Auxiliary Bishop Francisco Javier Acero emphasized the need to truly listen to abuse victims and not let other interests, like careerism or clericalism, stand in the way of victims’ proper care.
In light of the ongoing struggle to prevent and combat sexual abuse within the Catholic Church in Mexico, a bishop addressed the primary challenges currently being faced including “clericalism,” “careerism,” and the need to listen to those who are suffering.
In an interview with ACI Prensa, the Spanish-language sister service of EWTN News, Francisco Javier Acero, OAR, auxiliary bishop of the Primatial Archdiocese of Mexico and a member of the Latin American council of the Center for the Protection of Minors, emphasized the importance of the Church returning “to the essentials, to Jesus,” to ensure that “as members of the Church, we stand with the weakest and most vulnerable … the victims.”

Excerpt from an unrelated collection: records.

int flame_nltgv2_destroy(flame_nltgv2_ctx* ctx) {
  if (!ctx) return FLAME_NLTGV2_OK;
  (void)hipSetDevice(ctx->device);
  request_open_stop(ctx);
  if (ctx->stream) (void)hipStreamSynchronize(ctx->stream);
  place_pool_release(ctx);
  drop_graphs(ctx);
  for (DevBuf* b : ctx->all)
    if (b->p) (void)hipFree(b->p);
  if (ctx->h_err) (void)hipHostFree(ctx->h_err);
  if (ctx->h_cost) (void)hipHostFree(ctx->h_cost);
  if (ctx->h_keep) (void)hipHostFree(ctx->h_keep);
  if (ctx->h_stop) (void)hipHostFree(ctx->h_stop);
  if (ctx->ctl_stream) (void)hipStreamSynchronize(ctx->ctl_stream), (void)hipStreamDestroy(ctx->ctl_stream);
  for (auto& st : ctx->stage)
    if (st.h) (void)hipHostFree(st.h);
  if (ctx->topo_stream) (void)hipStreamSynchronize(ctx->topo_stream), (void)hipStreamDestroy(ctx->topo_stream);
  if (ctx->ev_topo_ready) (void)hipEventDestroy(ctx->ev_topo_ready);
  if (ctx->ev_expanded) (void)hipEventDestroy(ctx->ev_expanded);
  if (ctx->raster_stream) (void)hipStreamSynchronize(ctx->raster_stream), (void)hipStreamDestroy(ctx->raster_stream);
  if (ctx->ev_canon) (void)hipEventDestroy(ctx->ev_canon);
  if (ctx->ev_snap) (void)hipEventDestroy(ctx->ev_snap);
  if (ctx->ev_raster_done) (void)hipEventDestroy(ctx->ev_raster_done);
  for (hipEvent_t e : ctx->ev_run)
    if (e) (void)hipEventDestroy(e);
  if (ctx->h_img) (void)hipHostFree(ctx->h_img);
  if (ctx->h_mesh) (void)hipHostFree(ctx->h_mesh);
  if (ctx->ev_mesh0) (void)hipEventDestroy(ctx->ev_mesh0);
  if (ctx->ev_mesh1) (void)hipEventDestroy(ctx->ev_mesh1);
  if (ctx->h_dbg) (void)hipHostFree(ctx->h_dbg);
  if (ctx->ev_dbg0) (void)hipEventDestroy(ctx->ev_dbg0);
  if (ctx->ev_dbg1) (void)hipEventDestroy(ctx->ev_dbg1);
  if (ctx->h_dims) (void)hipHostFree(ctx->h_dims);
  if (ctx->ev0) (void)hipEventDestroy(ctx->ev0);
  if (ctx->ev1) (void)hipEventDestroy(ctx->ev1);
  if (ctx->own_stream) (void)hipStreamDestroy(ctx->own_stream);
  delete ctx;
  return FLAME_NLTGV2_OK;
}

int flame_nltgv2_set_stream(flame_nltgv2_ctx* ctx, void* hip_stream) {
  int rc = enter(ctx);
  if (rc) return rc;
  HIPCHK(ctx, wait_solver_stream(ctx));
  ctx->stream = hip_stream ? (hipStream_t)hip_stream : ctx->own_stream;
  return FLAME_NLTGV2_OK;
}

“We must create spaces for them so we can listen to them. We cannot engage in prevention if we are not capable of listening with empathy and without prejudice,” he stated.

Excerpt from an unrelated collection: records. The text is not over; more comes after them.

## Add wave-level persistent conv1ch dgrad kernel and streaming split-K dense GEMM

Adds a single-wave persistent kernel for the first-layer conv dgrad. It works on narrow 32-column strips with a 3-deep register prefetch and wave-only barriers, and maps strips across XCDs. This is meant to raise occupancy and remove block-level syncs. It also adds a 512-thread split-K GEMM for small-M KC×KC dense layers, which streams A/B through multi-buffered LDS using global_load_lds and explicit vmcnt waits. Both become the default path, with env var fallbacks, at the cost of extra code paths and more sensitive tuning.

```diff
diff --git a/dl-sound-classification_amd/csrc/conv1ch.hip b/dl-sound-classification_amd/csrc/conv1ch.hip
--- a/dl-sound-classification_amd/csrc/conv1ch.hip
+++ b/dl-sound-classification_amd/csrc/conv1ch.hip
@@ -114,6 +114,130 @@
   }
 }
 
+constexpr int C2_SW = 32;
+constexpr int C2_SLOTS = C2_SW + C1_K - 1;
+constexpr int C2_OLD = C2_SW + 1;
+constexpr int C2_LD = (C2_SLOTS * 4 + 63) / 64;
+constexpr int C2_PF = 3;
+constexpr int C2_WAVES_PER_CU = 12;
+
+struct C2Args {
+  const bf16* dy;
+  const float* w;
+  bf16* dx;
+  int n, oh, ow, h, wd, nstrip, items, nw;
+};
+
+__device__ __forceinline__ void c2_wave_sync() {
+  __builtin_amdgcn_fence(__ATOMIC_RELEASE, "wavefront");
+  __builtin_amdgcn_wave_barrier();
+  __builtin_amdgcn_fence(__ATOMIC_ACQUIRE, "wavefront");
+}
+
+__global__ __launch_bounds__(64) __attribute__((amdgpu_waves_per_eu(3, 4))) void conv1ch_dgrad_wave_kernel(C2Args g) {
+  __shared__ __attribute__((aligned(16))) char row[C2_SLOTS * C1_PSB];
+  __shared__ __attribute__((aligned(16))) float outs[C1_HMAX * C2_OLD];
+  const int lane = threadIdx.x;
+  const int orig = blockIdx.x;
+  const int xcd = orig % 8, q8 = g.nw / 8, r8 = g.nw % 8;
+  const int gw = (xcd < r8 ? xcd * (q8 + 1) : r8 * (q8 + 1) + (xcd - r8) * q8) + orig / 8;
+
+  for (int i = lane; i < C1_HMAX * C2_OLD; i += 64) outs[i] = 0.f;
+
+  bf16x8 bw[16];
+  const int ky = lane & 31;
+#pragma unroll
+  for (int ks = 0; ks < 16; ++ks) {
+    const int kx = ks >> 1, co0 = 16 * (ks & 1) + 8 * (lane >> 5);
+#pragma unroll
+    for (int j = 0; j < 8; ++j) {
+      const float wv = g.w[((co0 + j) * C1_K + (ky & (C1_K - 1))) * C1_K + kx];
+      bw[ks][j] = ky < C1_K ? (bf16)wv : (bf16)0.f;
+    }
+  }
+  auto slot_of = [](int q, int& s, int& c) __attribute__((always_inline)) {
+    const int gq = q >> 3, j = q & 7;
+    s = (gq >> 2) * 8 + (gq & 3) + 4 * (j >> 2);
+    c = j & 3;
+  };
+  const int m = lane & 31, half = lane >> 5;
+
+  for (int item = gw; item < g.items; item += g.nw) {
+    const int b = item / g.nstrip;
+    const int x0 = (item - b * g.nstrip) * C2_SW;
+    const bf16* dyb = g.dy + (int64_t)b * g.oh * g.ow * C1_C;
+    auto load_row = [&](int r, uint4 (&reg)[C2_LD]) __attribute__((always_inline)) {
+      const bf16* src = dyb + (int64_t)min(r, g.oh - 1) * g.ow * C1_C;
+#pragma unroll
+      for (int i = 0; i < C2_LD; ++i) {
+        int s, c;
+        slot_of(lane + 64 * i, s, c);
+        const int px = min(max(x0 - (C1_K - 1) + s, 0), g.ow - 1);
+        reg[i] = *reinterpret_cast<const uint4*>(src + px * C1_C + c * 8);
+      }
+    };
+    auto store_row = [&](const uint4 (&reg)[C2_LD]) __attribute__((always_inline)) {
+#pragma unroll
+      for (int i = 0; i < C2_LD; ++i) {
+        int s, c;
+        slot_of(lane + 64 * i, s, c);
+        const int px = x0 - (C1_K - 1) + s;
+        const uint4 v = px >= 0 && px < g.ow ? reg[i] : make_uint4(0, 0, 0, 0);
+        if (s < C2_SLOTS) *reinterpret_cast<uint4*>(row + s * C1_PSB + c * 16) = v;
+      }
+    };
+    auto compute_row = [&](int r) __attribute__((always_inline)) {
+      f32x16 acc;
+#pragma unroll
+      for (int i = 0; i < 16; ++i) acc[i] = 0.f;
+#pragma unroll
+      for (int ks = 0; ks < 16; ++ks) {
+        const int slot = m - (ks >> 1) + (C1_K - 1);
+        const bf16x8 a = *reinterpret_cast<const bf16x8*>(row + slot * C1_PSB + (16 * (ks & 1) + 8 * half) * 2);
+        acc = __builtin_amdgcn_mfma_f32_32x32x16_bf16(a, bw[ks], acc, 0, 0, 0);
+      }
+      if (ky < C1_K) {
+        float* o = outs + (r + ky) * C2_OLD + 4 * half;
+#pragma unroll
+        for (int i = 0; i < 16; ++i) o[(i & 3) + 8 * (i >> 2)] += acc[i];
+      }
+    };
+
+    uint4 rg[C2_PF][C2_LD];
+#pragma unroll
+    for (int u = 0; u < C2_PF; ++u) {
+      load_row(u, rg[u]);
+      __builtin_amdgcn_sched_barrier(0);
+    }
+    for (int r0 = 0; r0 < g.oh; r0 += C2_PF) {
+#pragma unroll
+      for (int u = 0; u < C2_PF; ++u) {
+        const int r = r0 + u;
+        if (r < g.oh) store_row(rg[u]);
+        load_row(r + C2_PF, rg[u]);
+        if (r < g.oh) {
+          c2_wave_sync();
+          compute_row(r);
+          c2_wave_sync();
+        }
+      }
+    }
+
+    bf16* dxb = g.dx + (int64_t)b * g.h * g.wd;
+    for (int q = lane; q < g.h * (C2_SW / 4); q += 64) {
+      const int y = q / (C2_SW / 4), x4 = (q - y * (C2_SW / 4)) * 4;
+      const int x = x0 + x4;
+      float* o = outs + y * C2_OLD + x4;
+      const bf16x4 v = {(bf16)o[0], (bf16)o[1], (bf16)o[2], (bf16)o[3]};
+      o[0] = 0.f; o[1] = 0.f; o[2] = 0.f; o[3] = 0.f;
+      if (x + 4 <= g.wd) *reinterpret_cast<bf16x4*>(dxb + (int64_t)y * g.wd + x) = v;
+    }
+    c2_wave_sync();
+  }
+}
+
+bool conv1ch_v1() { const char* e = getenv("MIA_CONV1CH_V1"); return e && e[0] == '1'; }
+
 }
 
 extern "C" int mia_conv1ch_dgrad(const void* dy, const float* w, void* dx, int32_t n, int32_t oh, int32_t ow,
@@ -125,6 +249,17 @@
   MIA_CHECK_ARG((reinterpret_cast<uintptr_t>(dy) | reinterpret_cast<uintptr_t>(dx)) % 16 == 0,
                 "conv1ch_dgrad: dy/dx must be 16-byte aligned");
   MIA_CHECK_ARG((int64_t)oh * ow * C1_C < (1ll << 31), "conv1ch_dgrad: clip too large for 32-bit indexing");
+  if (!conv1ch_v1()) {
+    const int64_t nstrip = cdiv(wd, C2_SW), items = (int64_t)n * nstrip;
+    MIA_CHECK_ARG(items < (1ll << 30), "conv1ch_dgrad: too many column strips");
+    const int64_t slots = (int64_t)mia::cu_count() * C2_WAVES_PER_CU;
+    const int64_t nw = cdiv(items, cdiv(items, slots));
+    C2Args a{reinterpret_cast<const bf16*>(dy), w, reinterpret_cast<bf16*>(dx), n, oh, ow, h, wd,
+             (int)nstrip, (int)items, (int)nw};
+    conv1ch_dgrad_wave_kernel<<<(unsigned)nw, 64, 0, as_stream(stream)>>>(a);
+    MIA_LAUNCH_CHECK("conv1ch_dgrad");
+    return 0;
+  }
   C1Args a{reinterpret_cast<const bf16*>(dy), w, reinterpret_cast<bf16*>(dx), n, oh, ow, h, wd,
            (int)cdiv(wd, C1_BW)};
   const int64_t blocks = (int64_t)n * a.nchunk;
diff --git a/dl-sound-classification_amd/csrc/dgemm.hip b/dl-sound-classification_amd/csrc/dgemm.hip
--- a/dl-sound-classification_amd/csrc/dgemm.hip
+++ b/dl-sound-classification_amd/csrc/dgemm.hip
@@ -454,6 +454,132 @@
     tile_sqsum_store(g.e.sqsum + (int64_t)bm * g.nbn + bn, sqg, reinterpret_cast<double*>(smem));
 }
 
+constexpr int SNT = 512;
+constexpr int S_ADEPTH = 3, S_BDEPTH = 4;
+constexpr int S_LDS = (2 * S_ADEPTH + S_BDEPTH) * TILE;
+
+template <int NI>
+struct SLoader {
+  const bf16* src[NI];
+  int j0;
+  __device__ __forceinline__ void init(const bf16* base, int64_t ld, int64_t rows, int64_t r0, int64_t kbeg, int j0_,
+                                       int lane) {
+    j0 = j0_;
+#pragma unroll
+    for (int i = 0; i < NI; ++i) {
+      const int r = 8 * (j0 + i) + (lane >> 3);
+      const int c = (lane & 7) ^ dkc_swz(r);
+      int64_t row = r0 + r;
+      if (row >= rows) row = rows - 1;
+      src[i] = base + row * ld + kbeg + c * 8;
+    }
+  }
+  __device__ __forceinline__ void issue(char* tile) {
+#pragma unroll
+    for (int i = 0; i < NI; ++i) {
+      __builtin_amdgcn_global_load_lds((glb_vp)src[i], (lds_vp)(tile + (j0 + i) * 1024), 16, 0, 0);
+      src[i] += 64;
+    }
+  }
+};
+
+__global__ __launch_bounds__(SNT) void dgemm_stream_kernel(DArgs g) {
+  constexpr int L = MIA_LAYOUT_KC;
+  __shared__ __attribute__((aligned(1024))) char smem[S_LDS];
+  const int t = threadIdx.x, lane = t & 63;
+  const int wave = __builtin_amdgcn_readfirstlane(t >> 6);
+  const int mb = wave >> 2, wm = (wave >> 1) & 1, wn = wave & 1;
+  const int nwg = g.nbn * g.split;
+  const int orig = blockIdx.x;
+  const int xcd = orig % 8, q8 = nwg / 8, r8 = nwg % 8;
+  const int wgid = (xcd < r8 ? xcd * (q8 + 1) : r8 * (q8 + 1) + (xcd - r8) * q8) + orig / 8;
+  const int z = wgid / g.nbn, bn = wgid - z * g.nbn;
+  const int64_t n0 = (int64_t)bn * 128;
+  const int64_t kbeg = (int64_t)z * g.kper;
+  int64_t kend = kbeg + g.kper;
+  if (kend > g.K) kend = g.K;
+  const int nk = kend > kbeg ? (int)((kend - kbeg) / 64) : 0;
+  const bool live = (int64_t)mb * 128 < g.M;
+
+  SLoader<4> la;
+  SLoader<2> lb;
+  la.init(g.a, g.lda, g.M, (int64_t)mb * 128, kbeg, (wave & 3) * 4, lane);
+  lb.init(g.b, g.ldb, g.N, n0, kbeg, wave * 2, lane);
+
+  f32x16 acc[2][2];
+#pragma unroll
+  for (int i = 0; i < 2; ++i)
+#pragma unroll
+    for (int j = 0; j < 2; ++j)
+#pragma unroll
+      for (int r = 0; r < 16; ++r) acc[i][j][r] = 0.f;
+
+  char* const abase = smem + mb * TILE;
+  char* const bbase = smem + 2 * S_ADEPTH * TILE;
+  int ia = 0, ib = 0;
+  auto push_a = [&]() __attribute__((always_inline)) {
+    la.issue(abase + ia * 2 * TILE);
+    ia = ia + 1 == S_ADEPTH ? 0 : ia + 1;
+  };
+  auto push_b = [&]() __attribute__((always_inline)) {
+    lb.issue(bbase + ib * TILE);
+    ib = ib + 1 == S_BDEPTH ? 0 : ib + 1;
+  };
+  if (nk > 0) { push_a(); push_b(); }
+  if (nk > 1) { push_a(); push_b(); }
+  if (nk > 2) push_b();
+  int ca = 0, cb = 0;
+  for (int kt = 0; kt < nk; ++kt) {
+    const int rem = nk - 1 - kt;
+    if (rem >= 2) asm volatile("s_waitcnt vmcnt(8)" ::: "memory");
+    else if (rem == 1) asm volatile("s_waitcnt vmcnt(6)" ::: "memory");
+    else asm volatile("s_waitcnt vmcnt(0)" ::: "memory");
+    __builtin_amdgcn_s_barrier();
+    if (kt + 2 < nk) push_a();
+    if (kt + 3 < nk) push_b();
+    if (live) {
+      const char* As = abase + ca * 2 * TILE;
+      const char* Bs = bbase + cb * TILE;
+#pragma unroll
+      for (int ks = 0; ks < 4; ++ks) {
+        bf16x8 fa[2], fb[2];
+#pragma unroll
+        for (int i = 0; i < 2; ++i) fa[i] = dfrag<L>(As, wm * 64 + i * 32, ks, lane);
+#pragma unroll
+        for (int j = 0; j < 2; ++j) fb[j] = dfrag<L>(Bs, wn * 64 + j * 32, ks, lane);
+#pragma unroll
+        for (int i = 0; i < 2; ++i)
+#pragma unroll
+          for (int j = 0; j < 2; ++j)
+            acc[i][j] = __builtin_amdgcn_mfma_f32_32x32x16_bf16(fa[i], fb[j], acc[i][j], 0, 0, 0);
+      }
+    }
+    ca = ca + 1 == S_ADEPTH ? 0 : ca + 1;
+    cb = cb + 1 == S_BDEPTH ? 0 : cb + 1;
+    asm volatile("s_waitcnt lgkmcnt(0)" ::: "memory");
+  }
+
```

The prelate said that “when we listen, we are directing all our faculties toward grasping, attending to, and interpreting the verbal messages and other expressions such as body language and tone of voice of that victim who has been scarred for life.” It means finding the meaning behind the sound of their voice “within the deep wound they carry, and putting ourselves in their shoes.”

Resistance to recognizing and confronting abuse
According to Acero, who prior to his episcopal ordination in 2022 served as major superior of the Augustinian Recollects for Mexico and Costa Rica, the resistance within the Church to recognizing and confronting abuse “lies in clericalism as well as in its structures.”

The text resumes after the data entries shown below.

-            const f32x4 h0 = {H[8 * sx], H[8 * sx + 1], H[8 * sx + 2], H[8 * sx + 3]};
-            const f32x4 h1 = {H[8 * sx + 4], H[8 * sx + 5], H[8 * sx + 6], H[8 * sx + 7]};
+        float hinv[2];
+#pragma unroll
+        for (int rh = 0; rh < 2; ++rh) {
+            const float hsc = f2_scale(fmaf(hb_n1, rinv1[rh], hb_b), hinv[rh]);
             F2Frag f[2];
-            split2h_scaled(h0, h1, hsc, f);
-            char* d = sH + l31 * F3_HROW + ((2 * wave + sx) * 2 + hi) * 16;
+            split2h_scaled(Hacc[0][rh], Hacc[1][rh], hsc, f);
+            char* d = sH + (2 * l15 + rh) * F3_HROW + 64 * wave + 16 * g;
             *reinterpret_cast<f32x4*>(d) = f[0].f;
             *reinterpret_cast<f32x4*>(d + 256) = f[1].f;
         }
         __syncthreads();
         STAMP(4);
-        f32x16 Qacc[2];
+        f32x4 Qacc[2][2];
         {
-            const char* hb_ = sH + l31 * F3_HROW + 16 * hi;
-            F2Frag hs[3][2];
-            auto rdh = [&](int st_, F2Frag (&d)[2]) {
-                d[0].f = *reinterpret_cast<const f32x4*>(hb_ + 32 * st_);
-                d[1].f = *reinterpret_cast<const f32x4*>(hb_ + 256 + 32 * st_);
+            const char* hb_ = sH + (2 * l15) * F3_HROW + 16 * g;
+            F2Frag hs[2][2][2];
+            auto rdh = [&](int st_, F2Frag (&d)[2][2]) {
+#pragma unroll
+                for (int rh = 0; rh < 2; ++rh)
+#pragma unroll
+                    for (int p = 0; p < 2; ++p) d[rh][p].f = *reinterpret_cast<const f32x4*>(hb_ + rh * F3_HROW + 256 * p + 64 * st_);
             };
             rdh(0, hs[0]);
-            rdh(1, hs[1]);
-#pragma unroll
-            for (int st = 0; st < 8; ++st) {
-                if (st + 2 < 8) rdh(st + 2, hs[(st + 2) % 3]);
+            f3_static_for<0, 4>([&](auto st_c) {
+                constexpr int st = decltype(st_c)::value;
+                if constexpr (st + 1 < 4) rdh(st + 1, hs[(st + 1) % 2]);
+                f3_static_for<0, 12>([&](auto j_c) {
+                    constexpr int j = decltype(j_c)::value;
+                    constexpr int pr = j / 4, uh = (j >> 1) & 1, rh = j & 1;
+                    constexpr int pa = pr == 0 ? 1 : 0, pb = pr == 1 ? 1 : 0;
+                    __builtin_amdgcn_sched_barrier(0);
+                    if constexpr (st == 0 && pr == 0) f3_mfma_v0(Qacc[uh][rh], w2[st][uh][pa].f, hs[st % 2][rh][pb].f);
+                    else f3_mfma_v(Qacc[uh][rh], w2[st][uh][pa].f, hs[st % 2][rh][pb].f);
+                    if constexpr (DBG != 4 && st == 0 && j % 6 == 5 && j / 6 < NMOVE) fill(src_nn, NG - NMOVE + j / 6);
+                });
                 __builtin_amdgcn_sched_barrier(0);
-                if (st == 0) {
-                    f3_mfma_v0(Qacc[0], w2[st][1].f, hs[st % 3][0].f);
-                    f3_mfma_v0(Qacc[1], w2[st][0].f, hs[st % 3][1].f);
-                } else {
-                    f3_mfma_v(Qacc[st & 1], w2[st][1].f, hs[st % 3][0].f);
-                    f3_mfma_v(Qacc[~st & 1], w2[st][0].f, hs[st % 3][1].f);
-                }
-                f3_mfma_v(Qacc[st & 1], w2[st][0].f, hs[st % 3][0].f);
-                if (DBG != 4 && st < NMOVE) fill(src_nn, NG - NMOVE + st);
-                __builtin_amdgcn_sched_barrier(0);
-            }
+            });
             F3_NOP();
         }
         STAMP(5);
         {
-            const float iv2 = ia2 * hinv;
-            float s0 = 0.f, s1 = 0.f;
-#pragma unroll
-            for (int q = 0; q < 4; ++q) {
-                const f32x4 bq = *reinterpret_cast<const f32x4*>(sBias + QD + 32 * wave + 8 * q + 4 * hi);
-                const f32x4 u0 = *reinterpret_cast<const f32x4*>(sQ + 32 * wave + 8 * q + 4 * hi);
+            float s0[2] = {0.f, 0.f}, s1[2] = {0.f, 0.f};
+#pragma unroll
+            for (int uh = 0; uh < 2; ++uh) {
+                const f32x4 bq = *reinterpret_cast<const f32x4*>(sBias + QD + ubase + 8 * uh);
+                const f32x4 u0 = *reinterpret_cast<const f32x4*>(sQ + ubase + 8 * uh);
                 f32x4 u1 = u0;
-                if constexpr (TWO) u1 = *reinterpret_cast<const f32x4*>(sQ + QD + 32 * wave + 8 * q + 4 * hi);
-#pragma unroll
-                for (int e = 0; e < 4; ++e) {
-                    const float qv = fast_tanh(fmaf(Qacc[0][4 * q + e] + Qacc[1][4 * q + e], iv2, bq[e]));
-                    s0 = fmaf(qv, u0[e], s0);
-                    if constexpr (TWO) s1 = fmaf(qv, u1[e], s1);
+                if constexpr (TWO) u1 = *reinterpret_cast<const f32x4*>(sQ + QD + ubase + 8 * uh);
+#pragma unroll
+                for (int rh = 0; rh < 2; ++rh) {
+                    const float iv2 = ia2 * hinv[rh];
+#pragma unroll
+                    for (int e = 0; e < 4; ++e) {
+                        const float qv = fast_tanh(fmaf(Qacc[uh][rh][e], iv2, bq[e]));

“There is a hidden clericalism among the laity that does great harm preventing our people of God from being holy and faithful,” he said — a phenomenon that also affects “bishops, priests, and those in consecrated life.”
“There is also an exacerbated clericalism caused by formation systems outwardly embellished with a profound spirituality that at their core revert to a nostalgia for the past; a nostalgia that prefers a Church that’s a museum to a Church that embodies the Gospel alongside faces that suffer and weep over injustices,” he noted.
“Pope Francis spoke of a ‘spiritual worldliness’ that manifests itself in self-satisfaction, a desire for applause, and careerism aimed at personal advancement,” he recalled, warning against a “worldly mentality centered on money, pride, and selfishness rather than living in accordance with the cross of Christ.”
Acero pointed out that “the structures of the Church, if they do not lead to processes of personal conversion and healthy relationships with others, become ossified; and we become more like bureaucrats of the altar than servants of charity.”
The challenge of discernment
For Acero, “the pain of a victim is to be believed from the very first moment. It is a wound that is sensed and doesn’t require verification, because the wound itself seeps forth when you listen to the victim.”
“Systematic suspicion persists and takes root when there is a false sense of fatherhood and a flawed understanding of what the Church is,” he continued.
He noted that “in this change of epochs with the new digital culture that has become integrated into our lives, we have access to such a vast amount of information such that we have never been as vulnerable to deception as we are today.”
“We are enamored of the superfluous, and we are increasingly incapable of delving deeper to reach the underlying essence of people and issues. We remain at the level of headlines, rumors, and superficial comments about others which shape our judgments.”
The prelate emphasized that “suspicion and careerism go hand in hand; negative influences along with a type of Church that is scarcely missionary and highly self-referential cause one to fall into a world of complicity and covering up cases.”
Unfortunately, the proclamation of the good news becomes corrupted when allegations arise and we turn a blind eye to them because they are inconvenient, he said.
The key: Staying centered on Jesus
When asked how a bishop can make sure victims are cared for in a warm, loving manner, Acero emphasized that it helps for the victim to feel “supported by God in prayer, by a person who assists him in spiritual direction, and by a group of brothers who look out for and protect him.”
“Valor and courage don’t come from human gifts; the momentum comes from within the Spirit. Only the Spirit restores harmony to the heart, for he is the one who creates that ‘intimacy with God’ of which St. Basil spoke.”
According to the auxiliary bishop, “when we are centered on Jesus,” we go through life “without getting caught up in dynamics that seek to polarize, or to deny the harm we have caused through our misconduct and our inability to empathize with those who suffer all manner of abuse.”